Boszormenyi Zoltan <zb@cybertec.at> writes:

attached is a WIP patch that will eventually implement
partial replication, with the following syntax:

This fundamentally cannot work, as it relies on system catalogs to be
valid during recovery.

Just like Hot Standby, no? What is the difference here?
Sorry for being ignorant.

In HS you can only connect after youve found a restartpoint - only
after that you know that you have reached a consistent point for the
system.

I think this is fixable by keeping more wal on the standby's but I
need to think more about it.

Andres

#5Josh Berkus
josh@agliodbs.com
In reply to: Tom Lane (#2)
Re: WIP partial replication patch

Another rather basic problem is that you've
got to pass system catalog updates downstream (in case they affect
the tables being replicated) but if you want partial replication then
many of those updates will be incorrect for the slave machine.

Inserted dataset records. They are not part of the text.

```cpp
void deserialize_tape(const uint8_t *data, size_t len, Tape &t) {
    BlobR r{data, data + len};
    char magic[4];
    r.raw(magic, 4);
    uint32_t ver;
    r.pod(ver);
    if (memcmp(magic, "CB2T", 4) || ver != BLOB_VERSION) throw std::runtime_error("lowered-circuit blob: bad magic / version");
    int32_t prime;
    r.pod(prime);
    if (prime < 0 || prime >= CW_N_PRIMES) throw std::runtime_error("lowered-circuit blob: unknown prime");
    t.F = make_field(prime);
    r.pod(t.flags);
    uint64_t n_nums;
    r.pod(n_nums);
    uint64_t nums[21];
    if (n_nums != 21) throw std::runtime_error("lowered-circuit blob: layout mismatch");
    r.raw(nums, sizeof(nums));
    t.n_signals = nums[0]; t.n_witness = nums[1]; t.n_inputs = nums[2]; t.n_outputs = nums[3]; t.n_components = nums[4];
    t.n_ir_ops = nums[5]; t.n_mul_ops = nums[6]; t.n_conv_ops = nums[7]; t.max_level_width = nums[8]; t.n_asserts = nums[9];
    for (int k = 0; k < 4; ++k) t.slot_census[k] = nums[10 + k];
    t.n_slot_operands = nums[14]; t.n_values = nums[15]; t.n_resident = (uint32_t)nums[16]; t.n_pre = (uint32_t)nums[17];
    t.n_slots = (uint32_t)nums[18]; t.n_bitwords = (uint32_t)nums[19]; t.n_stored = nums[20];
    r.vec(t.ops); r.vec(t.items); r.vec(t.level_start); r.vec(t.consts); r.vec(t.dat_consts); r.vec(t.witness_slot); r.vec(t.input_slot);
    r.vec(t.pk_bit_wire); r.vec(t.pk_u64_wire); r.vec(t.pk_full_wire); r.vec(t.wit_class); r.vec(t.wit_bits);
    r.vec(t.fn_code); r.vec(t.fn_info); r.vec(t.call_tab); r.vec(t.witness2signal);
    r.raw(t.width_census, sizeof(t.width_census));
    uint64_t n_in;
    r.pod(n_in);
    if (n_in > len) throw std::runtime_error("lowered-circuit blob: bad length");
    t.inputs.resize(n_in);
    for (InputInfo &in : t.inputs) {
        r.str(in.name);
        r.pod(in.hash); r.pod(in.signal_id); r.pod(in.size);
    }
    r.vec(t.hashmap);
    R1csData &R = t.r1cs;
    int32_t rp;
    r.pod(rp);
    R.prime_id = rp;
    r.pod(R.n_wires); r.pod(R.n_constraints);
    r.vec(R.row_ptr); r.vec(R.col); r.vec(R.coef); r.vec(R.dict);
    r.pod(R.n_pub_out); r.pod(R.n_pub_in); r.pod(R.n_prv_in);
    if (t.ops.size() % 4 || t.level_start.empty() || t.items.empty() || t.level_start.back() != t.items.size() - 1 ||
        t.items.back() != t.ops.size() / 4 ||
        t.witness_slot.size() != t.n_witness || t.input_slot.size() != t.n_inputs || t.wit_class.size() != t.n_witness || t.wit_bits.size() != t.n_witness ||
        t.witness2signal.size() != t.n_witness || R.row_ptr.size() != 3 * R.n_constraints + 1 || R.col.size() != R.coef.size() ||
        (R.row_ptr.size() && R.row_ptr.back() != R.col.size()) || t.hashmap.empty())
        throw std::runtime_error("lowered-circuit blob: inconsistent");
}

}
```

### circom_b200/csrc/fr_device.cuh

```cuda
#pragma once
#include <stddef.h>
#include <stdint.h>

#if defined(__CUDACC__)
#define CW_HD __host__ __device__ __forceinline__
#else
#define CW_HD inline
#endif

namespace cw {

typedef uint32_t u32;
typedef uint64_t u64;

struct FrParams {
    u32 q[8];
    u32 half[8];
    u32 r1[8];
    u32 r2[8];
    u32 qm2[8];
    u32 np32;
    u32 qbits;
    u32 top_mask;
    u32 pad;
// ... 494 lines not shown
            if (a[i]) {
                u32 x = a[i], c = 0;
                while (!(x & 0x80000000u)) { x <<= 1; ++c; }
                n += c;
                done = true;
            } else n += 32;
        }
    }
    return n;
}
CW_HD bool u256_divmod(u32 *quo, u32 *rem, const u32 *a, const u32 *b) {
    if (u256_is_zero(b)) {
        u256_set_u32(quo, 0);
        u256_set_u32(rem, 0);
        return false;
    }
    u32 lzb = u256_clz(b);
    {
        u32 single[8], one[8];
        u256_set_u32(one, 1);
        u256_shl(single, one, 255 - lzb);
        if (u256_eq(single, b)) {
            u32 bit = 255 - lzb;
            u256_shr(quo, a, bit);
            u32 t[8];
            u256_shl(t, quo, bit);
            u256_sub(rem, a, t);
            return true;
        }
    }
    u32 lza = u256_clz(a);
    u32 n[8], q[8], r[8];
    if (lza == 256) {
        u256_set_u32(quo, 0);
        u256_set_u32(rem, 0);
        return true;
    }
    u256_shl(n, a, lza);
    u256_set_u32(q, 0);
    u256_set_u32(r, 0);
    int steps = 256 - (int)lza;
#if defined(__CUDA_ARCH__)
#pragma unroll 1
#endif
    for (int i = 0; i < steps; ++i) {
        u32 carry = n[7] >> 31;
#pragma unroll
        for (int j = 7; j > 0; --j) n[j] = (n[j] << 1) | (n[j - 1] >> 31);
        n[0] <<= 1;
        const u32 rtop = r[7] >> 31;
#pragma unroll
        for (int j = 7; j > 0; --j) r[j] = (r[j] << 1) | (r[j - 1] >> 31);
        r[0] = (r[0] << 1) | carry;
        u32 t[8];
        u32 br = u256_sub(t, r, b);
#pragma unroll
        for (int j = 7; j > 0; --j) q[j] = (q[j] << 1) | (q[j - 1] >> 31);
        q[0] <<= 1;
        if (rtop || !br) {
            u256_set(r, t);
            q[0] |= 1;
        }
    }
    u256_set(quo, q);
    u256_set(rem, r);
    return true;
}

enum {
    OP_MUL = 1, OP_ADD = 3, OP_SUB = 4, OP_POW = 5, OP_IDIV = 6, OP_MOD = 7, OP_SHL = 8, OP_SHR = 9,
    OP_LEQ = 10, OP_GEQ = 11, OP_LT = 12, OP_GT = 13, OP_EQ = 14, OP_NEQ = 15, OP_LOR = 16, OP_LAND = 17,
    OP_LNOT = 18, OP_BOR = 19, OP_BAND = 20, OP_BXOR = 21, OP_BNOT = 22, OP_NEG = 23, OP_COPY = 24,
    OP_SELECT = 25, OP_ASSERT = 26, OP_ASSERT_EQ = 27, OP_INV = 28,
    OP_BITS = 29,
    OP_ASSERT_BOOL = 30,
    OP_MULSMALL = 31,
    OP_BITSIP = 32,
    OP_ASSERT_FITS = 33
};
enum {
    OP_ADDI = 48,
    OP_SHRK = 49,
    OP_SHLK = 50,
    OP_NARROW_HALF = 52,
    OP_ADDI_H = 52,
    OP_MULI_Q = 53,
    OP_MULI_H = 54,
    OP_SHRK_H = 55,
    OP_SHLK_H = 56
};

CW_HD void u256_mul_lo(u32 *r, const u32 *a, const u32 *b) {
    u32 t[8];
#pragma unroll
    for (int i = 0; i < 8; ++i) t[i] = 0;
#pragma unroll
    for (int i = 0; i < 8; ++i) {
        u64 c = 0;
#pragma unroll
        for (int j = 0; j + i < 8; ++j) {
            c += (u64)a[j] * b[i] + t[i + j];
            t[i + j] = (u32)c;
            c >>= 32;
        }
    }
    u256_set(r, t);
}
template <int N>
CW_HD void u256_mul_narrow(u32 *r, const u32 *a, const u32 *b) {
    u32 t[8];
#pragma unroll
    for (int i = 0; i < 8; ++i) t[i] = 0;
#pragma unroll
    for (int i = 0; i < N; ++i) {
        u64 c = 0;
#pragma unroll
        for (int j = 0; j < N; ++j) {
            c += (u64)a[j] * b[i] + t[i + j];
            t[i + j] = (u32)c;
            c >>= 32;
        }
        t[i + N] = (u32)c;
    }
    u256_set(r, t);
}
CW_HD void u128_add(u32 *r, const u32 *a, const u32 *b) {
#if defined(__CUDA_ARCH__)
    u32 r0, r1, r2, r3;
    asm("add.cc.u32 %0, %4, %8;\n\t"
        "addc.cc.u32 %1, %5, %9;\n\t"
        "addc.cc.u32 %2, %6, %10;\n\t"
        "addc.u32 %3, %7, %11;"
        : "=&r"(r0), "=&r"(r1), "=&r"(r2), "=&r"(r3)
        : "r"(a[0]), "r"(a[1]), "r"(a[2]), "r"(a[3]), "r"(b[0]), "r"(b[1]), "r"(b[2]), "r"(b[3]));
    r[0] = r0; r[1] = r1; r[2] = r2; r[3] = r3;
#else
    u64 c = 0;
    for (int i = 0; i < 4; ++i) {
        c += (u64)a[i] + b[i];
        r[i] = (u32)c;
        c >>= 32;
    }
#endif
    r[4] = r[5] = r[6] = r[7] = 0;
}
CW_HD void u256_low_half(u32 *r, const u32 *a) {
    r[0] = a[0]; r[1] = a[1]; r[2] = a[2]; r[3] = a[3];
    r[4] = r[5] = r[6] = r[7] = 0;
}
CW_HD void u256_bits(u32 *r, const u32 *a, u32 imm) {
    u32 k = imm & 0xFFFFu, m = (imm >> 16) & 0xFFu;
    u32 t[8];
    u256_shr(t, a, k);
#pragma unroll
    for (int i = 0; i < 8; ++i) {
        int lo = i * 32;
        u32 mask = (int)m >= lo + 32 ? 0xFFFFFFFFu : ((int)m <= lo ? 0u : ((1u << (m - lo)) - 1u));
        r[i] = t[i] & mask;
    }
}

CW_HD void u256_bits_in_place(u32 *r, const u32 *a, u32 imm) {
    u32 lo = imm & 0xFFu, len = imm >> 8, hi = lo + len;
#pragma unroll
    for (int i = 0; i < 8; ++i) {
        u32 b0 = 32u * i, b1 = b0 + 32u;
        u32 m = 0;
        if (hi > b0 && lo < b1) {
            u32 from = lo > b0 ? lo - b0 : 0u, to = hi < b1 ? hi - b0 : 32u;
            u32 w = to - from;
            m = (w >= 32u ? 0xFFFFFFFFu : ((1u << w) - 1u)) << from;
        }
        r[i] = a[i] & m;
    }
}
CW_HD u32 u256_bitlen(const u32 *a) {
    u32 n = 0;
#pragma unroll
    for (int i = 0; i < 8; ++i) {
        if (a[i]) {
            u32 x = a[i], c = 0;
            while (x) { x >>= 1; ++c; }
            n = 32u * i + c;
        }
    }
    return n;
}
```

Couldn't this be taken care of by replicating the objects but not any
data for them? That is, the tables and indexes would exist, but be empty?

More generally, though, we are going to have our hands full for the
foreseeable future trying to get the existing style of replication
bug-free and performant. I don't think we want to undertake any large
expansion of the replication feature set, at least not for some time
to come. So you can count on me to vote against committing anything
like this into core.

I imagine it'll take more than a year to get this to work, if we ever
do. Probably good to put it on a git branch and that way those who want
to can continue long-term work on it.

--
-- Josh Berkus
PostgreSQL Experts Inc.
http://www.pgexperts.com

#6Tom Lane
tgl@sss.pgh.pa.us
In reply to: Josh Berkus (#5)
Re: WIP partial replication patch

Josh Berkus <josh@agliodbs.com> writes:

Another rather basic problem is that you've
got to pass system catalog updates downstream (in case they affect
the tables being replicated) but if you want partial replication then
many of those updates will be incorrect for the slave machine.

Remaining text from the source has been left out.